30 March 2021 –
With VAT 301 deactivated, they need pre-approval to ensure goods don’t get stuck
UAE businesses bringing out goods from free zones for shipment to other Gulf states have to tick another box on their VAT checklist. In specific terms, they have to be sure where they stand on ‘VAT 301’ to make sure they don’t face delays in clearing goods from the free zones.
To avoid all such delays, they will need to take an ‘exception approval’ from the Federal Tax Authority to clear the goods. The FTA (Federal Tax Authority) had restricted the use of VAT 301 from February 23.
For normal imports destined for the UAE itself, VAT-registered importers should link their custom code with their TRN (Tax Registration Number). In such cases, the import VAT liability is automatically processed into the importer’s periodic VAT returns. There is no additional cost for this category.
The impact of VAT 301 restriction is felt by suppliers from free zones sending goods by road to customers in the other Gulf countries.
But the FTA has also provided an option – these suppliers could seek the tax regulator’s pre-approval to continue using VAT 301. “The FTA has granted approval in deserving cases for suppliers,” said Pankaj S. Jain, Managing Director at AskPankaj, a tax consultancy. “Or the suppliers can alternatively engage with clearing agents/freight forwarders who have similar approvals on VAT 301 – but that could involve additional costs.”
WHAT’S VAT 301?
The VAT 301 form was available on the e-services portal to manually process VAT payments on the customs declaration form using the Tax Registration Number (TRN).
The VAT 301 form has been there since 2018.
The FTA confirmed that the VAT 301 form will be discontinued from February 23, 2021 for users who have a valid TRN and were using this form earlier for settlements via their VAT returns.
Impact on cost, time
According to market feedback, delays have been creeping in on the shipment of goods out of the free zones and for their eventual transportation via roads to other Gulf states.

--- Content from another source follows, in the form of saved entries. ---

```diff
@@ -355,8 +361,8 @@
                 const int4 t1 = reinterpret_cast<const int4 *>(L.colT1)[acol], t2 = reinterpret_cast<const int4 *>(L.colT2)[acol];
                 const int ct1[4] = { t1.x, t1.y, t1.z, t1.w }, ct2[4] = { t2.x, t2.y, t2.z, t2.w };
                 const float cxa[4] = { xa.x, xa.y, xa.z, xa.w }, cxa1[4] = { xa1.x, xa1.y, xa1.z, xa1.w };
-                for (int k = 0; k < kAIter; k++) {
-                    const int j = aslot + kASlots * k;
+                for (int k = 0; k < iters; k++) {
+                    const int j = j0 + aslot + kASlots * k;
                     if (j < kBAH) {
                         const unsigned int rv = raw[k];
                         const int r1 = L.rowT1[j] * 1024, r2 = L.rowT2[j] * 1024;
@@ -374,23 +380,27 @@
                 }
             }
         }
-        if (tx + 1 < tx_end) blur_prefetch(src, w, h, (tx + 1) * kBTW, y0, is_aligned(tx + 1), raw);
-        __syncthreads();
-        if (DUMP && cb.dump_clahe)
-            for (int idx = tid; idx < kBTH * kBTW; idx += kBT) {
-                int j = idx / kBTW, i = idx - j * kBTW;
-                if (x0 + i < w && y0 + j < h)
-                    cb.dump_clahe[pbase + (long long)(y0 + j) * w + x0 + i] = reinterpret_cast<const unsigned char *>(L.A)[(j + 3) * kBAW + i + 4];
-            }
+    };
+    auto stage_b = [&](auto first, int acol, int aslot) {
+        constexpr int g0 = decltype(first)::value ? 0 : kGCarry, n = kBGH - g0, q = n / kASlots, r = n % kASlots;
         if (aslot < kASlots) {
             const int i4 = acol;
             const int il = i4 > 0 ? i4 - 1 : 0, ir = i4 < kBAW4 - 1 ? i4 + 1 : kBAW4 - 1;
-            const int jg0 = aslot * kBRows;
+            int cnt, jg0;
+            if constexpr (decltype(first)::value) {
+                cnt = q + (aslot < r ? 1 : 0);
+                jg0 = g0 + aslot * q + min(aslot, r);
+            } else {
+                static_assert(n == 32 && q == 4, "layout below is for 32 rows over 7 slots");
+                constexpr unsigned long long kStart = 14ull | 24ull << 6 | 9ull << 12 | 19ull << 18 | 4ull << 24 | 28ull << 30 | 32ull << 36;
+                cnt = q + (int)((0x1Du >> aslot) & 1u);
+                jg0 = (int)((kStart >> (6 * aslot)) & 63u);
+            }
             unsigned int he1 = 0, he2 = 0, ho1 = 0, ho2 = 0;
 #pragma unroll
-            for (int rr = 0; rr < kBRows + 2; rr++) {
+            for (int rr = 0; rr < q + 3; rr++) {
                 const int ja = jg0 + rr;
-                if (ja < kBAH) {
+                if (rr < cnt + 2) {
                     const unsigned int *row = L.A + ja * kBAW4;
                     const unsigned int m = row[i4], lf = row[il], rt = row[ir];
                     const unsigned int LE = __builtin_amdgcn_perm(m, lf, 0x0C050C03u);
@@ -398,7 +408,7 @@
                     const unsigned int Bm = __builtin_amdgcn_perm(m, m, 0x0C030C01u);
                     const unsigned int RO = __builtin_amdgcn_perm(rt, m, 0x0C040C02u);
                     const unsigned int he = LE + 2u * Am + Bm, ho = Am + 2u * Bm + RO;
-                    if (rr >= 2 && ja - 2 < kBGH) {
+                    if (rr >= 2) {
                         const unsigned int ve = he2 + 2u * he1 + he + 0x00080008u;
                         const unsigned int vo = ho2 + 2u * ho1 + ho + 0x00080008u;
                         const unsigned int e4 = (ve >> 2) & 0x03FC03FCu;
@@ -411,6 +421,31 @@
                 }
             }
         }
+    };
+
+    for (int ty = ty_begin; ty < ty_end; ty++) {
+        const int y0 = ty * kBTH;
+        const bool first = ty == ty_begin, next = ty + 1 < ty_end;
+        const bool full = x0 + kBTW <= w && y0 + kBTH <= h && (w % 4) == 0;
+        int tq = tid;
+        asm volatile("" : "+v"(tq));
+        const int acol = tq % kBAW4, aslot = tq / kBAW4;
+        if (first) {
+            stage_a(std::true_type(), acol, aslot);
+        } else {
+            for (int i = tq; i < kGCarry * kBGW2; i += kBT) L.G[i] = L.G[kBTH * kBGW2 + i];
+            stage_a(std::false_type(), acol, aslot);
+        }
+        if (next) blur_prefetch<false>(src, w, h, x0, y0 + kBTH, is_aligned(y0 + kBTH), raw);
+        __syncthreads();
+        if (DUMP && cb.dump_clahe)
+            for (int idx = tid; idx < kBTH * kBTW; idx += kBT) {
+                int j = idx / kBTW, i = idx - j * kBTW;
+                if (x0 + i < w && y0 + j < h)
+                    cb.dump_clahe[pbase + (long long)(y0 + j) * w + x0 + i] = reinterpret_cast<const unsigned char *>(L.A)[(j + 3) * kBAW + i + 4];
+            }
+        if (first) stage_b(std::true_type(), acol, aslot);
+        else stage_b(std::false_type(), acol, aslot);
         __syncthreads();
         if (DUMP && cb.dump_gauss)
             for (int idx = tid; idx < kBTH * kBTW; idx += kBT) {
@@ -418,6 +453,12 @@
                 if (x0 + i < w && y0 + j < h)
                     cb.dump_gauss[pbase + (long long)(y0 + j) * w + x0 + i] = (unsigned char)(reinterpret_cast<const unsigned short *>(L.G)[(j + 2) * kBGW + i + 6] >> 2);
             }
+        if (next) {
+            constexpr int a0 = DUMP ? 3 : 4;
+            for (int i = tq; i < (kANew - a0) * kBAW4; i += kBT) L.A[a0 * kBAW4 + i] = L.A[(a0 + kBTH) * kBAW4 + i];
+            rc = blur_rows(L, g, l, h, y0 + kBTH, kANew, tid);
+            plan_luts(rc);
+        }
         int tc = tid;
         asm volatile("" : "+v"(tc));
         const int c4 = tc & 31;
@@ -559,8 +600,8 @@
                 }
             }
         }
-    }
-    __syncthreads();
+        __syncthreads();
+    }
     if (tid < 256) {
         unsigned int c = 0;
 #pragma unroll
@@ -1312,19 +1353,19 @@
     hipLaunchKernelGGL(k_clahe_lut, dim3(16, g.nl, g.B), dim3(256), 0, st, g, cb.tile_hist, cb.lut, cb.clip_limit);
 }
 
-static long long strips_per_image(const Geom &g, int TW, int TH, int strip)
+static long long strips_per_image(const Geom &g, int TW, int TH, int strip, bool vertical = false)
 {
     long long t = 0;
     for (int l = 0; l < g.nl; l++) {
         int ntx = (g.w[l] + TW - 1) / TW, nty = (g.h[l] + TH - 1) / TH;
-        t += (long long)((ntx + strip - 1) / strip) * nty;
+        t += vertical ? (long long)ntx * ((nty + strip - 1) / strip) : (long long)((ntx + strip - 1) / strip) * nty;
     }
     return t;
 }
-static int pick_strip(const Geom &g, int TW, int TH, int strip_max, long long want_workgroups)
+static int pick_strip(const Geom &g, int TW, int TH, int strip_max, long long want_workgroups, bool vertical = false)
 {
     int strip = strip_max;
-    while (strip > 1 && strips_per_image(g, TW, TH, strip) * g.B < want_workgroups) strip = (strip + 1) >> 1;
+    while (strip > 1 && strips_per_image(g, TW, TH, strip, vertical) * g.B < want_workgroups) strip = (strip + 1) >> 1;
     return strip;
 }
 
@@ -1334,16 +1375,17 @@
     for (int s = 5; s <= kBStripMax; s++) {
         int waste = 0;
         for (int l = 0; l < g.nl; l++) {
-            const int ntx = (g.w[l] + kBTW - 1) / kBTW;
-            waste += (ntx + s - 1) / s * s - ntx;
+            const int nty = (g.h[l] + kBTH - 1) / kBTH;
+            waste += (nty + s - 1) / s * s - nty;
         }
         if (waste <= best_waste) { best_waste = waste; best = s; }
     }
-    const int strip = pick_strip(g, kBTW, kBTH, best, 1024);
+    const int strip = pick_strip(g, kBTW, kBTH, best, 1024, true);
+    const dim3 grid((unsigned)(strips_per_image(g, kBTW, kBTH, strip, true) * g.B));
     if (cb.dump_clahe || cb.dump_gauss)
-        hipLaunchKernelGGL(k_clahe_blur<true>, dim3((unsigned)(strips_per_image(g, kBTW, kBTH, strip) * g.B)), dim3(kBT), 0, st, g, cb, strip);
+        hipLaunchKernelGGL(k_clahe_blur<true>, grid, dim3(kBT), 0, st, g, cb, strip);
     else
-        hipLaunchKernelGGL(k_clahe_blur<false>, dim3((unsigned)(strips_per_image(g, kBTW, kBTH, strip) * g.B)), dim3(kBT), 0, st, g, cb, strip);
+        hipLaunchKernelGGL(k_clahe_blur<false>, grid, dim3(kBT), 0, st, g, cb, strip);
 }
 
 void launch_thresholds(hipStream_t st, const Geom &g, const CannyBuffers &cb)
```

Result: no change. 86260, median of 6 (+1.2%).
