# mobeets/classifying-vae-lstm

Hardware: AMD Instinct MI355X
Metric: piano-roll timesteps/sec (train) (higher is better)
Workload: dtype f32; 1 GPU; cfg3: cl_vrnn batch 256/GPU x seq_len 128, latent 2, 10 classes, 88-dim piano-roll, Adam-WN, hipGraph=True; global_batch=256, seq_len=128, parallelism=dp1

## Files before the change

### classifying-vae-lstm_amd/_lib.py

```python
import ctypes as C
import os

_HERE = os.path.dirname(os.path.abspath(__file__))
LIB_PATH = os.environ.get("CLV_LIB") or os.path.join(_HERE, "libclvae_hip.so")

ABI_VERSION = 600
ACT_NONE, ACT_RELU, ACT_SIGMOID, ACT_MASKPOS = 0, 1, 2, 3
GATE_HARD_SIGMOID, GATE_SIGMOID = 0, 1

_f = C.c_float
_i = C.c_int
_p = C.c_void_p
_sz = C.c_size_t
_i64 = C.c_int64
_u64 = C.c_uint64
_u32 = C.c_uint32
_d = C.c_double


class VaeStepOpts(C.Structure):
    _fields_ = [("draw", _i), ("stream_w", _u32), ("stream_z", _u32), ("step", _u32),
                ("noise_seed", _u64), ("first_w", _u64), ("first_z", _u64),
                ("step_dev", _p), ("loss_means", _p), ("bump_iterations", _p), ("bf16", _i)]



class NoiseDraw(C.Structure):
    _fields_ = [("seed", _u64), ("first", _u64), ("stream", _u32), ("step", _u32), ("step_dev", _p)]


class PairPackSrc(C.Structure):
    _fields_ = [("H", _i), ("L", _i), ("U_enc", _p), ("U_dec", _p), ("Kz", _p), ("Wz", _p), ("pack", _p)]


class AdamKnownSums(C.Structure):
    _fields_ = [("tensor", _i), ("use", _i), ("gdot", _p), ("vnorm2", _p)]


class BatchCursor(C.Structure):
    _fields_ = [("step_dev", _p), ("step0", C.c_int32), ("period", C.c_int32), ("stride", _i64), ("offset", _i64)]


class LabelStage(C.Structure):
    _fields_ = [("cur", _p), ("hist", _p),
                ("cur_stride", _i64), ("cur_offset", _i64), ("hist_stride", _i64), ("hist_offset", _i64), ("row0", _i64),
                ("cur_table", _p), ("hist_table", _p), ("idx", _p),
                ("cursor", BatchCursor),
                ("X", _p), ("Xh", _p), ("hist_chunk", C.c_int32), ("hist_ld", _i64),
                ("w_src", _p), ("w_out", _p), ("X8", _p), ("Xh8", _p)]


class FrameProj(C.Structure):
    _fields_ = [("T", C.c_int32), ("N", C.c_int32), ("ldo", C.c_int32), ("K_cur", _p), ("out_cur", _p), ("K_hist", _p), ("out_hist", _p)]


class WgradProblem(C.Structure):
    _fields_ = [("K", C.c_int32), ("N", C.c_int32),
                ("X", _p), ("ldx", C.c_int32), ("nx", C.c_int32), ("x_exact_bf16", C.c_int32),
                ("H", _p), ("ldh", C.c_int32), ("nh", C.c_int32), ("h_shift", C.c_int32), ("h_zero_period", C.c_int32),
                ("Z", _p), ("ldz", C.c_int32), ("nz", C.c_int32),
                ("dz", _p), ("lddz", C.c_int32),
                ("dKx", _p), ("ld_kx", C.c_int32),
                ("dU", _p), ("ld_u", C.c_int32),
                ("dKz", _p), ("ld_kz", C.c_int32),
                ("beta", C.c_float),
                ("ws", _p), ("ws_bytes", C.c_size_t)]


class ParamDesc(C.Structure):
    _fields_ = [("offset", C.c_int64), ("rows", C.c_int32), ("cols", C.c_int32),
                ("col_offset", C.c_int64), ("is_matrix", C.c_int32), ("pad_", C.c_int32)]


class GemmProb(C.Structure):
    _fields_ = [("A", C.c_void_p), ("lda", C.c_int32), ("M", C.c_int32), ("C", C.c_void_p), ("ldc", C.c_int32),
                ("a_shift", C.c_int32), ("a_zero_period", C.c_int32), ("ones", C.c_int32)]


class ReduceJob(C.Structure):
    _fields_ = [("opaque", C.c_ubyte * 160)]


class SkinnyProduct(C.Structure):
    _fields_ = [("A", C.c_void_p), ("lda", C.c_int), ("rows", C.c_int), ("B", C.c_void_p), ("ldb", C.c_int),
                ("N", C.c_int), ("K", C.c_int), ("C", C.c_void_p), ("ldc", C.c_int), ("bias_row", C.c_void_p)]


class LabelBwdRider(C.Structure):
    _fields_ = [("D", C.c_int), ("C", C.c_int), ("Kenc_w", C.c_void_p), ("Kdec_w", C.c_void_p), ("wargs", C.c_void_p),
                ("eps", C.c_void_p), ("onehot", C.c_void_p), ("W", C.c_void_p), ("hW", C.c_void_p), ("Ka", C.c_void_p),
                ("prior_logvar", C.c_float), ("class_weight", C.c_float), ("w_kl_weight", C.c_float), ("inv_b", C.c_float),
                ("dwargs", C.c_void_p), ("dhW", C.c_void_p), ("dKa", C.c_void_p), ("dba", C.c_void_p),
                ("ws", C.c_void_p), ("ws_bytes", C.c_size_t), ("job", C.c_void_p)]


class ProfRecord(C.Structure):
    _fields_ = [("name", C.c_char * 48), ("launches", C.c_int32), ("total_ms", C.c_float)]


def _args(kind, names):
    return [kind] * len(names.split())


_VRNN_GENERATE = _args(_i, "N S nsteps D H L C gate_act z_prior") + [_u64] + _args(_p, "x_seed w")
_VAE_GENERATE = _args(_i, "N nsteps D H L C use_x_prev z_prior") + [_u64] + _args(_p, "x_seed w")
_VARY = _args(_i, "N T D H L C gate_act|use_x_prev hist_source") + [_u64] + _args(_p, "sources x0 w_enc w_dec")
_DECODE = _args(_i, "N T D H L C gate_act|use_x_prev") + [_u64] + _args(_p, "z_in x0 history w_dec noise_rows")
_VRNN_ENC, _VRNN_DEC = _args(_p, "Kx_enc Kw_enc b_enc U_enc Wz bz"), _args(_p, "Kx_dec Kz Kw_dec b_dec U_dec Wo bo")
_VAE_ENC, _VAE_DEC = _args(_p, "Kh bh Kz bz"), _args(_p, "Kd bd Ko bo")
_TEMPER = [_p, _f, _f]
_OUT, _OUT_Z = _args(_p, "Xs xhat stream"), _args(_p, "Xs xhat zout stream")
_RESUME = [_u32] + _args(_p, "state_in state_out")
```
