def conv_plan(x0, cout, kh=1, kw=1, stride=(1, 1), pad=(0, 0), x1=None, act=ACT_NONE, in_scale=False, residual=False, out_scale=False,
              gn_partial=False, x1_center=False, algo=0):
    n, h, w, c0 = x0.shape
    if x1_center:
        algo |= _lib.ALGO_FLAG_X1_CENTER
    key = (_dt(x0), n, h, w, c0, None if x1 is None else x1.shape[3], _align(x0), _align(x1), cout, kh, kw, tuple(stride), tuple(pad), act,
           bool(in_scale), bool(residual), bool(out_scale), bool(gn_partial), algo)
    k = _PLAN_CACHE.get(key)
    if k is None:
        addr = [_PLAN_ADDR if present else None for present in (in_scale, residual, out_scale, gn_partial)]
        d = _conv_desc(x0, x1, cout, kh, kw, stride, pad, wgt=_PLAN_ADDR, y=_PLAN_ADDR, in_scale=addr[0], residual=addr[1], out_scale=addr[2],
                       act=act, gn_partial=addr[3])
        k = int(_lib.load().mnet_conv2d_plan(ctypes.byref(d), algo))
        if k >= 0:
            _PLAN_CACHE[key] = k
    return k


def polyphase_plan(x, c, act=ACT_NONE, gn_partial=True, algo=0):
    if x.dtype != MX_DTYPE:
        return -1
    return conv_plan(x, 4 * c, 3, 3, (1, 1), (1, 1), act=act, gn_partial=gn_partial, algo=algo | _lib.ALGO_FLAG_SHUFFLE2)


@_plumbing
def polyphase_ring_fix(top, bottom, left, right, y):
    lib = _lib.load()
    _need_cuda(top, bottom, left, right, y)
    n, h2, w2, c = y.shape
    if tuple(top.shape) != (n, 4, w2, c) or tuple(bottom.shape) != (n, 4, w2, c) or tuple(left.shape) != (n, h2, 4, c) or tuple(right.shape) != (n, h2, 4, c):
        raise RuntimeError("polyphase_ring_fix: strips %s %s %s %s do not fit y %s" % (tuple(top.shape), tuple(bottom.shape), tuple(left.shape), tuple(right.shape), tuple(y.shape)))
    sums = torch.empty((n, c // 32, 2), dtype=torch.float64, device=y.device)
    stats.tail("polyphase_ring", (top, left, top, left), lambda: _lib.check(lib.mnet_polyphase_ring_fix(_p(top), _p(bottom), _p(left), _p(right), _p(y), _dt(y), n, h2, w2, c,
                                                                                                      _p(sums), _stream()), "mnet_polyphase_ring_fix"))
    return sums


def groupnorm_affine_from_partial_ring(partial, ring_sums, n, h, w, c, gamma, beta, eps=1e-6):
    lib = _lib.load()
    _need_cuda(partial, ring_sums, gamma, beta)
    scale = torch.empty((n, c), dtype=torch.float32, device=partial.device)
    shift = torch.empty((n, c), dtype=torch.float32, device=partial.device)
    _lib.check(lib.mnet_groupnorm_affine_from_partial_ring(_p(partial), _p(ring_sums), n, h, w, c, _p(gamma), _p(beta), eps, _p(scale), _p(shift), _stream()),
               "mnet_groupnorm_affine_from_partial_ring")
    return scale, shift


@_plumbing
def _strip_pair(x, dim):
    r = _raw(x)
    k = r.shape[dim]
    out = torch.cat([r.narrow(dim, 0, 2), r.narrow(dim, k - 2, 2)], dim=0)
    return tag(out.view(x.dtype)) if is_split(x.dtype) else out


def upconv3x3_polyphase(x, wgt_poly, bias_poly, wgt, bias, c, act=ACT_NONE, algo=0, out=None):
    n, h, w, _ = x.shape
    part = gn_partial_buffer(n, h, w, 4 * c, x.device)
    y = conv2d(x, wgt_poly, 4 * c, 3, 3, (1, 1), (1, 1), bias=bias_poly, act=act, gn_partial=part, algo=algo, shuffle2=True, out=out)
    tb = conv2d(upsample2x(_strip_pair(x, 1)), wgt, c, 3, 3, (1, 1), (1, 1), bias=bias, act=act)
    lr = conv2d(upsample2x(_strip_pair(x, 2)), wgt, c, 3, 3, (1, 1), (1, 1), bias=bias, act=act)
    return y, part, polyphase_ring_fix(tb[:n], tb[n:], lr[:n], lr[n:], y)


def plan_is_lds_dma(k):
    return _lib.ALGO_DMA_CFG0 <= k < _lib.ALGO_STRIP_CFG0 or k >= _lib.ALGO_DMA_CFG16


def can_emit_gn_partial(x0, x1, cout, stride, ho, wo, act=ACT_NONE):
    c = x0.shape[3] + (0 if x1 is None else x1.shape[3])
    if not (x0.dtype == MX_DTYPE and tuple(stride) == (1, 1) and cout >= 64 and cout % 32 == 0 and c % 32 == 0 and x0.shape[3] % 32 == 0
            and (ho * wo) % 32 == 0 and not _NO_EPILOGUE_GN):
        return False
    return conv_plan(x0, cout, 3, 3, stride, (1, 1), x1=x1, act=act, gn_partial=True) >= _lib.ALGO_DMA_CFG0


def groupnorm_affine_from_partial(partial, n, h, w, c, gamma, beta, eps=1e-6, valid_w=None):
    lib = _lib.load()
    _need_cuda(partial, gamma, beta, valid_w)
    scale = torch.empty((n, c), dtype=torch.float32, device=partial.device)
    shift = torch.empty((n, c), dtype=torch.float32, device=partial.device)
    _lib.check(lib.mnet_groupnorm_affine_from_partial(_p(partial), n, h, w, c, _p(valid_w), _p(gamma), _p(beta), eps, _p(scale), _p(shift), _stream()),
               "mnet_groupnorm_affine_from_partial")
    return scale, shift


@_plumbing
def adain_crop_concat(prior, feat, g_img, g_x1, g_y1, g_w):
    lib = _lib.load()
    _need_cuda(prior, feat, g_img, g_x1, g_y1, g_w)
    G, S, S2, C = prior.shape
    B, FH, FW, FC = feat.shape
    if S != S2 or FH != S or FC != C or prior.dtype != feat.dtype:
        raise RuntimeError("adain_crop_concat: shape mismatch prior %s feat %s" % (tuple(prior.shape), tuple(feat.shape)))
    out = new_tensor((G, S, S, 2 * C), prior.dtype, prior.device)
    _lib.check(lib.mnet_adain_crop_concat(_p(prior), _p(feat), _p(out), _dt(prior), G, S, C, FW, _p(g_img), _p(g_x1),
                                          _p(g_y1), _p(g_w), _stream()), "mnet_adain_crop_concat")
    return out


_NO_EPILOGUE_GN = os.environ.get("MNET_NO_EPILOGUE_GN", "0") == "1"
ADAIN_SPLIT_BELOW = 256
_ADAIN_SPLIT = {"0": False, "1": True}.get(os.environ.get("MNET_ADAIN_SPLIT", ""))


@_plumbing
def adain_crop_concat_gn(prior, feat, g_img, g_x1, g_y1, g_w, gamma, beta, eps=1e-6, split=None):
    lib = _lib.load()
    _need_cuda(prior, feat, g_img, g_x1, g_y1, g_w, gamma, beta)
    G, S, S2, C = prior.shape
    B, FH, FW, FC = feat.shape
    if S != S2 or FH != S or FC != C or prior.dtype != feat.dtype or gamma.numel() != 2 * C:
        raise RuntimeError("adain_crop_concat_gn: shape mismatch prior %s feat %s" % (tuple(prior.shape), tuple(feat.shape)))
    out = new_tensor((G, S, S, 2 * C), prior.dtype, prior.device)
    scale = torch.empty((G, 2 * C), dtype=torch.float32, device=prior.device)
    shift = torch.empty((G, 2 * C), dtype=torch.float32, device=prior.device)
    if split is None:
        split = _ADAIN_SPLIT if _ADAIN_SPLIT is not None else G < ADAIN_SPLIT_BELOW
    if split:
        slices = 16
        partial = torch.empty((G * slices * C * 4,), dtype=torch.float64, device=prior.device)
        stat = torch.empty((G, 4, C), dtype=torch.float32, device=prior.device)
        stats.tail("adain", (prior, prior, out), lambda: _lib.check(lib.mnet_adain_crop_concat_split(
            _p(prior), _p(feat), _p(out), _dt(prior), G, S, C, FW, _p(g_img), _p(g_x1), _p(g_y1), _p(g_w), _p(gamma), _p(beta), eps, _p(scale), _p(shift),
            _p(partial), _p(stat), slices, _stream()), "mnet_adain_crop_concat_split"))
        return out, scale, shift
    stats.tail("adain", (prior, prior, out), lambda: _lib.check(lib.mnet_adain_crop_concat_gn(
        _p(prior), _p(feat), _p(out), _dt(prior), G, S, C, FW, _p(g_img), _p(g_x1), _p(g_y1), _p(g_w), _p(gamma), _p(beta), eps, _p(scale), _p(shift), _stream()),
        "mnet_adain_crop_concat_gn"))
    return out, scale, shift


@_plumbing
def glyph_scatter_affine(feat, scale, shift, g_start, g_x1, g_w):
    lib = _lib.load()
    _need_cuda(feat, scale, shift, g_start, g_x1, g_w)
    B, S, FW, C = feat.shape
    out = tag(torch.empty_like(feat))
    stats.tail("glyph_scatter", (feat, scale, shift, out), lambda: _lib.check(lib.mnet_glyph_scatter_affine(
        _p(feat), _p(scale), _p(shift), _p(out), _dt(feat), B, S, C, FW, _p(g_start), _p(g_x1), _p(g_w), _stream()), "mnet_glyph_scatter_affine"))
    return out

Under UAE rules, an importer is obliged to pay VAT and the clearance of goods from free zones to mainland is also considered as import of goods for customs and VAT purposes. The same applies when these goods are shipped to another GCC country.
“If the goods are imported for onward movement to another GCC country, then the custom duty and import VAT is payable in the UAE itself by the ‘import-on-record’, i.e., the customer in the other Gulf state,” said Jain.
To avoid irrecoverable VAT input costs, suppliers in UAE free zones were using VAT 301 to clear the goods for the road shipment to the GCC
– Pankaj S. Jain at the tax consultancy AskPankaj
Change in status
The GCC VAT Agreement and the UAE’s own law envisaged that the input credit on import VAT charges can be recovered by the customer in the destination state. “However, as other GCC countries have either not yet implemented VAT or not been recognized as ‘implementing states’, this mechanism could not work harmoniously,” said Jain. “To avoid irrecoverable VAT input costs, suppliers in UAE free zones were using VAT 301 to clear the goods for road shipment to the GCC.
“Nothing has changed in the VAT calculations. As the clearance of goods from a free zone to the mainland by the overseas customer is treated as imports, import VAT is required to be paid to clear the goods.
“Shipments through land routes from free zones to the GCC was impacted as the buyers/sellers are required to realign their shipment process and take necessary FTA approval, wherever applicable.”